(EXERCISE GOAL)
Exact reproduction required: the lines below from the line with "if (!imgs[i].data ||" to the line with "int ocr_pipe_stage_jpeg_frames(ocr_pipe* h, int", both ends included, and no others.

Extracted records
═══
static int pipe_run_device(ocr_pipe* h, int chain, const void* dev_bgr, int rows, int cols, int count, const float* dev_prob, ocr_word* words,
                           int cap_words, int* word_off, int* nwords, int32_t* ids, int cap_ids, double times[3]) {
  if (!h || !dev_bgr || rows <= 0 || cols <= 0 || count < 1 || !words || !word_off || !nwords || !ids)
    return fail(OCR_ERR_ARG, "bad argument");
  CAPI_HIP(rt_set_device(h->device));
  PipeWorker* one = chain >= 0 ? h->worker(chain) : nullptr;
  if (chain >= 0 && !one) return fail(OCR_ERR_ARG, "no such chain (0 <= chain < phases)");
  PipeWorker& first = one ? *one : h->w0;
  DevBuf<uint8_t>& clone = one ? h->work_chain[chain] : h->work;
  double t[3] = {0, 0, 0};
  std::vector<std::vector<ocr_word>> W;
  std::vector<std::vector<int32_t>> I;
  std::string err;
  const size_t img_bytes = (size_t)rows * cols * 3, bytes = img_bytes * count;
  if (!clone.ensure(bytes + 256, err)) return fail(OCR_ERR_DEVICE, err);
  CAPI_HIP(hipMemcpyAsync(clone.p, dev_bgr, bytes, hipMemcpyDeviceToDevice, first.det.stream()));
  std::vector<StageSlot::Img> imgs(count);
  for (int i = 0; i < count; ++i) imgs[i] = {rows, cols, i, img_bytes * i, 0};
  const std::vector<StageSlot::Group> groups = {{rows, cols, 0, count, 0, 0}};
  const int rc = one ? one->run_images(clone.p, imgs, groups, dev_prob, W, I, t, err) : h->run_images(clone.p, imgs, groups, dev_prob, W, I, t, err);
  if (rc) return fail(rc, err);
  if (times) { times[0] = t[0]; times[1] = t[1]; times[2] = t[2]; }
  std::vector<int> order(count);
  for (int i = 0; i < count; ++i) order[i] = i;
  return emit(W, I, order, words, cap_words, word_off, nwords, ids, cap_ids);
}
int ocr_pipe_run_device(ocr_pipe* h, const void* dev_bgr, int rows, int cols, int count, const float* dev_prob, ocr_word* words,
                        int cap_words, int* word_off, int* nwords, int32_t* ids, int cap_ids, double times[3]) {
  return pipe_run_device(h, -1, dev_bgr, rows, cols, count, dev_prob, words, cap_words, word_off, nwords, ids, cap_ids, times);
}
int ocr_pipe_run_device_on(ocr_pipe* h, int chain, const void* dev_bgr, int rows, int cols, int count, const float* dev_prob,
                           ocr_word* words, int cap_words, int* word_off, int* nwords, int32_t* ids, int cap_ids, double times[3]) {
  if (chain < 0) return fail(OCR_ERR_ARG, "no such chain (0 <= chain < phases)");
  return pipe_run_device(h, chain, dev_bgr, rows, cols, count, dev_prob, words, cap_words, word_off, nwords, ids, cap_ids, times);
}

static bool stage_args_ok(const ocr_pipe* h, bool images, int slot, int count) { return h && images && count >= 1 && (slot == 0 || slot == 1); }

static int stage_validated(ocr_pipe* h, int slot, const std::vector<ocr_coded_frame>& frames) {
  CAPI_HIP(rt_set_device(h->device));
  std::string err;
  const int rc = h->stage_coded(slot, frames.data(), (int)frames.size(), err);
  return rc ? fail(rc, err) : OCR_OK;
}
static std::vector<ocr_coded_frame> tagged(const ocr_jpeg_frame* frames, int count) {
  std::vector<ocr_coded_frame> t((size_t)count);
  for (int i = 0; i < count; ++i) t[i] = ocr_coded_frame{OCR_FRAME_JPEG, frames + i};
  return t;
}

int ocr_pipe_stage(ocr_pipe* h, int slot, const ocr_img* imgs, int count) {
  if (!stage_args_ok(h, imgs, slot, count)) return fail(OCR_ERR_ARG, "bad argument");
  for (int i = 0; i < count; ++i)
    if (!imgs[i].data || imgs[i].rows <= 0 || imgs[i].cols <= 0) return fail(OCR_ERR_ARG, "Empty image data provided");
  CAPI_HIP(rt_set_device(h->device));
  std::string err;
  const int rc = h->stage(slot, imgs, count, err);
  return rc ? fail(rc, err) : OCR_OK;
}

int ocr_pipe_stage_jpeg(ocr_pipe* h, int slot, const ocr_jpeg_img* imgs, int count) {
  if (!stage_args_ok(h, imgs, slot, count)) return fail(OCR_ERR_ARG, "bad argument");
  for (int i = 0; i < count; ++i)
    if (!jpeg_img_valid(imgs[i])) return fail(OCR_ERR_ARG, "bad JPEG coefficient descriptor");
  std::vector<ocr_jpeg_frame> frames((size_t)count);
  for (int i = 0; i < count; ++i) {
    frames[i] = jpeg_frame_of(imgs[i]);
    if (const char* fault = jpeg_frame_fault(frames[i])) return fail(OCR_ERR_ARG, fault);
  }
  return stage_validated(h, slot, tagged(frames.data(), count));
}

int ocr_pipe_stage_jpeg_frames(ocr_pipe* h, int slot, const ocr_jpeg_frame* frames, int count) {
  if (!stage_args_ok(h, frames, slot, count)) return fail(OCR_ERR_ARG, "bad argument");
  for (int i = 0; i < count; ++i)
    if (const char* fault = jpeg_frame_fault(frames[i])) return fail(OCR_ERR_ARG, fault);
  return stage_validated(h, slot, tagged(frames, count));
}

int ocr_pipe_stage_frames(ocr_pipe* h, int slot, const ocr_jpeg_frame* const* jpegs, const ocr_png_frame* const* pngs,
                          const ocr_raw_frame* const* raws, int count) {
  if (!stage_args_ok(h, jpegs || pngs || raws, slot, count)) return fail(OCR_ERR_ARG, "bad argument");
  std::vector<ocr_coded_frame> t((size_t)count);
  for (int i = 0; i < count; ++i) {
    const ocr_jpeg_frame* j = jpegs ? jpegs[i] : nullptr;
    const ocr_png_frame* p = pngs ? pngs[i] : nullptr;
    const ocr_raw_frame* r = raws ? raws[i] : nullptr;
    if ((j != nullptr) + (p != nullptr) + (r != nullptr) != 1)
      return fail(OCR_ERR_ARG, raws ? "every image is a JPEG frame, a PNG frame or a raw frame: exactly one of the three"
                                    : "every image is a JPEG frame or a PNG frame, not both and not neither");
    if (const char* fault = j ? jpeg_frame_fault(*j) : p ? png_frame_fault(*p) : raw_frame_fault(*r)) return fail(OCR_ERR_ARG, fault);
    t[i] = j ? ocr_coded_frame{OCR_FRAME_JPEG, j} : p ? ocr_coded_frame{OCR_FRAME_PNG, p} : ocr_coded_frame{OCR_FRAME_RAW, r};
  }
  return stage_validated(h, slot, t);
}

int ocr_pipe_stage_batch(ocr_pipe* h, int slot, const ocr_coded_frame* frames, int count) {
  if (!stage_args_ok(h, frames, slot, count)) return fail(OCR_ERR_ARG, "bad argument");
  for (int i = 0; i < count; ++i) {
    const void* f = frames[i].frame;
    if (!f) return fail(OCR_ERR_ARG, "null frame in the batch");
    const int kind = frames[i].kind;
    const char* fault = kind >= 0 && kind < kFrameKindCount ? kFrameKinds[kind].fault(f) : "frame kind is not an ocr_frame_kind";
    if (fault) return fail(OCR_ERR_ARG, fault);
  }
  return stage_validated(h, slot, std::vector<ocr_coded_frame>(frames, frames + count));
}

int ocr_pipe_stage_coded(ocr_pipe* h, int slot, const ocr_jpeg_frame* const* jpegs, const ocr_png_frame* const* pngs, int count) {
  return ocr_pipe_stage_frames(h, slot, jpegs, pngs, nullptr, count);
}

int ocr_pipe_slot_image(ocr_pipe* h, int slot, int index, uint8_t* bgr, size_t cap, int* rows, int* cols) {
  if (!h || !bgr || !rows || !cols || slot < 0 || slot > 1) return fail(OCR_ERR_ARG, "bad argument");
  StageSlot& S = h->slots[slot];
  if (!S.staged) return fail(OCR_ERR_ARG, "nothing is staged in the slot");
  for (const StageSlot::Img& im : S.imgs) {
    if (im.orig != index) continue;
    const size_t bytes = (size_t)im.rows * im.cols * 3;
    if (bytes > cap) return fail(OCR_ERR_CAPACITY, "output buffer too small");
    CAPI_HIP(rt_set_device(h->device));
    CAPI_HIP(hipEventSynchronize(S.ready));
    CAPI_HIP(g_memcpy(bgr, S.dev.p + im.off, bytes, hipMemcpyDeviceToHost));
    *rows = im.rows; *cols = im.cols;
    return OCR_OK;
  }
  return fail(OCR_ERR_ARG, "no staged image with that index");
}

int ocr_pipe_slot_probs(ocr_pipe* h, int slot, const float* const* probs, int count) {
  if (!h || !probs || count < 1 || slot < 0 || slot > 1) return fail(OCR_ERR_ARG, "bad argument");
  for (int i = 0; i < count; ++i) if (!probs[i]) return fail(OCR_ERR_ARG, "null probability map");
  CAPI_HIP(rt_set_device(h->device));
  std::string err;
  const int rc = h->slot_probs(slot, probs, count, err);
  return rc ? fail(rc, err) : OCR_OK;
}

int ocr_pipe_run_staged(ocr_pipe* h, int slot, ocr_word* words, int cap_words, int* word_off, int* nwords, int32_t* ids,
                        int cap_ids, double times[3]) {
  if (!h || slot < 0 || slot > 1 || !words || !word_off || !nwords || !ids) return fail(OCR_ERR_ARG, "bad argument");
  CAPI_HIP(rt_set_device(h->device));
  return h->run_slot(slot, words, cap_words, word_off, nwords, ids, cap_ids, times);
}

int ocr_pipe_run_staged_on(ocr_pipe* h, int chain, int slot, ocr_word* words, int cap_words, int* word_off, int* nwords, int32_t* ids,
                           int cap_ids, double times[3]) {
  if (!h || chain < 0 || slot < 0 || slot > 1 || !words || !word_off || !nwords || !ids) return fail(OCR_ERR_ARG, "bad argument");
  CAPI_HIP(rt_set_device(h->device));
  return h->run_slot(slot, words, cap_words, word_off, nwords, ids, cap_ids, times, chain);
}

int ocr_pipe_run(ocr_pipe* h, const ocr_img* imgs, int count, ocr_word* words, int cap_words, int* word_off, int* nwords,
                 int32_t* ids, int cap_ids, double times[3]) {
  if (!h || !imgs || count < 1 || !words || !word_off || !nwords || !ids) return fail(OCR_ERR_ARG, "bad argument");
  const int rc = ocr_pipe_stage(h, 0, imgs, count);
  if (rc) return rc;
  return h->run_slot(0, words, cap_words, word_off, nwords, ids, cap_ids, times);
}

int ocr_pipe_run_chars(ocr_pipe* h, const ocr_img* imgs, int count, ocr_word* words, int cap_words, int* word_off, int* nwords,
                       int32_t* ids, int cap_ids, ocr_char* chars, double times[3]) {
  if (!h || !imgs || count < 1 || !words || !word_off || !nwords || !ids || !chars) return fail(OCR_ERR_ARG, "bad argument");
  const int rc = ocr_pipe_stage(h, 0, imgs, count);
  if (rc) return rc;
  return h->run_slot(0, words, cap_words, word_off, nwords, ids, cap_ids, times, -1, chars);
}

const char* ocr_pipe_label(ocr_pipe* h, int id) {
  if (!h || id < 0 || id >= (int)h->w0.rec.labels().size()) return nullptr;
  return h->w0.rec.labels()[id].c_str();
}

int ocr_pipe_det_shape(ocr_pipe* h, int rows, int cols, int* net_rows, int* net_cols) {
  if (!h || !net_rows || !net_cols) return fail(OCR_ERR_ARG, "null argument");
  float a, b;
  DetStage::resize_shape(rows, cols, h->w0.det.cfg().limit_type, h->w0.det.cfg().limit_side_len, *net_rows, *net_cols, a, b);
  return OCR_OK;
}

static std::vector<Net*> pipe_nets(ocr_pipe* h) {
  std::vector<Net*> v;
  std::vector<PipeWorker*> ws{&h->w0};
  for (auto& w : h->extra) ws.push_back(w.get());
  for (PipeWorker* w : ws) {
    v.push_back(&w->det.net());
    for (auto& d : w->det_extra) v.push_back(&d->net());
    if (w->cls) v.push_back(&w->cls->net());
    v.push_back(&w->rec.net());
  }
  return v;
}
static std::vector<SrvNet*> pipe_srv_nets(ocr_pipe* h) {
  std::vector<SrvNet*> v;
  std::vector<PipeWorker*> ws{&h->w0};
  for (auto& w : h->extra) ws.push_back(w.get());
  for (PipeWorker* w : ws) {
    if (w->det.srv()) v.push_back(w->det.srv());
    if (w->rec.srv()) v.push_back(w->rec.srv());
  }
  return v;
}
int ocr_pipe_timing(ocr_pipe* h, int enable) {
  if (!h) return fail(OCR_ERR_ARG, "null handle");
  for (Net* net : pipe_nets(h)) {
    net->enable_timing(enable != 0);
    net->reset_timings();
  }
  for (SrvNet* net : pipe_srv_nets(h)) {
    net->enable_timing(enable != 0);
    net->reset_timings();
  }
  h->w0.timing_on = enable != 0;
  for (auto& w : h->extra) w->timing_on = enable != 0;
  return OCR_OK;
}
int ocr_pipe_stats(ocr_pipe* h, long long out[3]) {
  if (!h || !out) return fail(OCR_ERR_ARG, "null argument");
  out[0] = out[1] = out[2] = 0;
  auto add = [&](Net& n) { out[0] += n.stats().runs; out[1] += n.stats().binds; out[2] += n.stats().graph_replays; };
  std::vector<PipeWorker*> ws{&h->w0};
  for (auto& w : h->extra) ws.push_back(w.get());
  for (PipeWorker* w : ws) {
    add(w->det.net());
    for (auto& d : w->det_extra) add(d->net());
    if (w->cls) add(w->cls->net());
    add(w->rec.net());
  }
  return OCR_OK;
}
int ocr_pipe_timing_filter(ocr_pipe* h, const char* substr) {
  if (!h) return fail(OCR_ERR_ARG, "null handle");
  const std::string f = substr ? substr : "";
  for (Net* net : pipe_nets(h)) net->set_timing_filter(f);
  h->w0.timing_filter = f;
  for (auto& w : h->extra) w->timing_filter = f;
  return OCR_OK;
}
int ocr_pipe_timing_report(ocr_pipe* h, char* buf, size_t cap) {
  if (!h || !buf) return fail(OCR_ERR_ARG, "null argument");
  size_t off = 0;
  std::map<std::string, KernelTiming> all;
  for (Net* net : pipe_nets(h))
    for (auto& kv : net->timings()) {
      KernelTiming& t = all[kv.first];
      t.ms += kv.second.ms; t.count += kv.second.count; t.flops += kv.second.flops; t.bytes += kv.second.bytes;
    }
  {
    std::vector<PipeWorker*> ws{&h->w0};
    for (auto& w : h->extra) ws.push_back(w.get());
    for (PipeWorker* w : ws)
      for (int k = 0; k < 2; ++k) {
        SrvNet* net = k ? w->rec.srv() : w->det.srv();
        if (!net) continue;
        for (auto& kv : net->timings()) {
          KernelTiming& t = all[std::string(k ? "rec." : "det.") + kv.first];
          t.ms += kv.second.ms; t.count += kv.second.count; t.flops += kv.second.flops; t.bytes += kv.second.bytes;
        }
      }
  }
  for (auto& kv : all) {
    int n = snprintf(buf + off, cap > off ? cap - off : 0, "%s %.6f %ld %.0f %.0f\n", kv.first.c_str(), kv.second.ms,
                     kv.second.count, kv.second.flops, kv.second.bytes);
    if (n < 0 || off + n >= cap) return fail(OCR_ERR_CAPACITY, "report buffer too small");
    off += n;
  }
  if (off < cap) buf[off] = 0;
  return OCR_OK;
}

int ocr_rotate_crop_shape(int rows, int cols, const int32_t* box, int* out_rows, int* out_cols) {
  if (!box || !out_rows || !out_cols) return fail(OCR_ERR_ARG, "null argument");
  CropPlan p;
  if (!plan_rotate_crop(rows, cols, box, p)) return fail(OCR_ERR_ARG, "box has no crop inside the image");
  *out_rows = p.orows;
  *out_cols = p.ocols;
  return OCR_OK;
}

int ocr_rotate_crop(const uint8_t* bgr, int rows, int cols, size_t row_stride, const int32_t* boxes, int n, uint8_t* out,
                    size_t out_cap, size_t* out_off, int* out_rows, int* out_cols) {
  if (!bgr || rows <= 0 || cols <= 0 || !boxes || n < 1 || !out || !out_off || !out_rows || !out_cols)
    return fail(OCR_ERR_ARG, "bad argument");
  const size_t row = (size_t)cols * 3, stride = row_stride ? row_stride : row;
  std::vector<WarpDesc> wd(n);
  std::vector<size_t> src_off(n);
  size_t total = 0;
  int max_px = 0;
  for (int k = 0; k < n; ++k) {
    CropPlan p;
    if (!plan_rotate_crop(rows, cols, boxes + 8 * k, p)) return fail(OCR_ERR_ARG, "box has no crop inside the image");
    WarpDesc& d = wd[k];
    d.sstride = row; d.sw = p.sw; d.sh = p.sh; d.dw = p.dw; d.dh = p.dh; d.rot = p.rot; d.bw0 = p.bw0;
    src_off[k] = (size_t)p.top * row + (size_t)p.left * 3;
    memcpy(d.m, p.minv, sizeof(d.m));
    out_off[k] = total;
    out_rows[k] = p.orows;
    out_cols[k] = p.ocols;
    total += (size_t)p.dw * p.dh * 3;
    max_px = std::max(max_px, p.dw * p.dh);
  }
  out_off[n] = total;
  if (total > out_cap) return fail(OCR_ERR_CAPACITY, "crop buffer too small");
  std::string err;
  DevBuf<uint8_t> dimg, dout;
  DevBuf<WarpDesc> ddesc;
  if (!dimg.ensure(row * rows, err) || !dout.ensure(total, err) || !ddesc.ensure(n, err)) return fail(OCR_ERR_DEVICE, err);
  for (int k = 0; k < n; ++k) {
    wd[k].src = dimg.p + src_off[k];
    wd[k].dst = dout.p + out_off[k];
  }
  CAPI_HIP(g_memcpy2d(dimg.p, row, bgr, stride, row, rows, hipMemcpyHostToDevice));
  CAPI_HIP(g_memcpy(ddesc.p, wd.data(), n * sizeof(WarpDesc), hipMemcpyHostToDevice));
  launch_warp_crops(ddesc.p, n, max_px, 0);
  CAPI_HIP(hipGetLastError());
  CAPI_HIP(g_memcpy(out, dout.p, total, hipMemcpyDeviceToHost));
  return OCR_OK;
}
═══
(SOLUTION FOR THIS TASK)
    if (!imgs[i].data || imgs[i].rows <= 0 || imgs[i].cols <= 0) return fail(OCR_ERR_ARG, "Empty image data provided");
  CAPI_HIP(rt_set_device(h->device));
  std::string err;
  const int rc = h->stage(slot, imgs, count, err);
  return rc ? fail(rc, err) : OCR_OK;
}

int ocr_pipe_stage_jpeg(ocr_pipe* h, int slot, const ocr_jpeg_img* imgs, int count) {
  if (!stage_args_ok(h, imgs, slot, count)) return fail(OCR_ERR_ARG, "bad argument");
  for (int i = 0; i < count; ++i)
    if (!jpeg_img_valid(imgs[i])) return fail(OCR_ERR_ARG, "bad JPEG coefficient descriptor");
  std::vector<ocr_jpeg_frame> frames((size_t)count);
  for (int i = 0; i < count; ++i) {
    frames[i] = jpeg_frame_of(imgs[i]);
    if (const char* fault = jpeg_frame_fault(frames[i])) return fail(OCR_ERR_ARG, fault);
  }
  return stage_validated(h, slot, tagged(frames.data(), count));
}

int ocr_pipe_stage_jpeg_frames(ocr_pipe* h, int slot, const ocr_jpeg_frame* frames, int count) {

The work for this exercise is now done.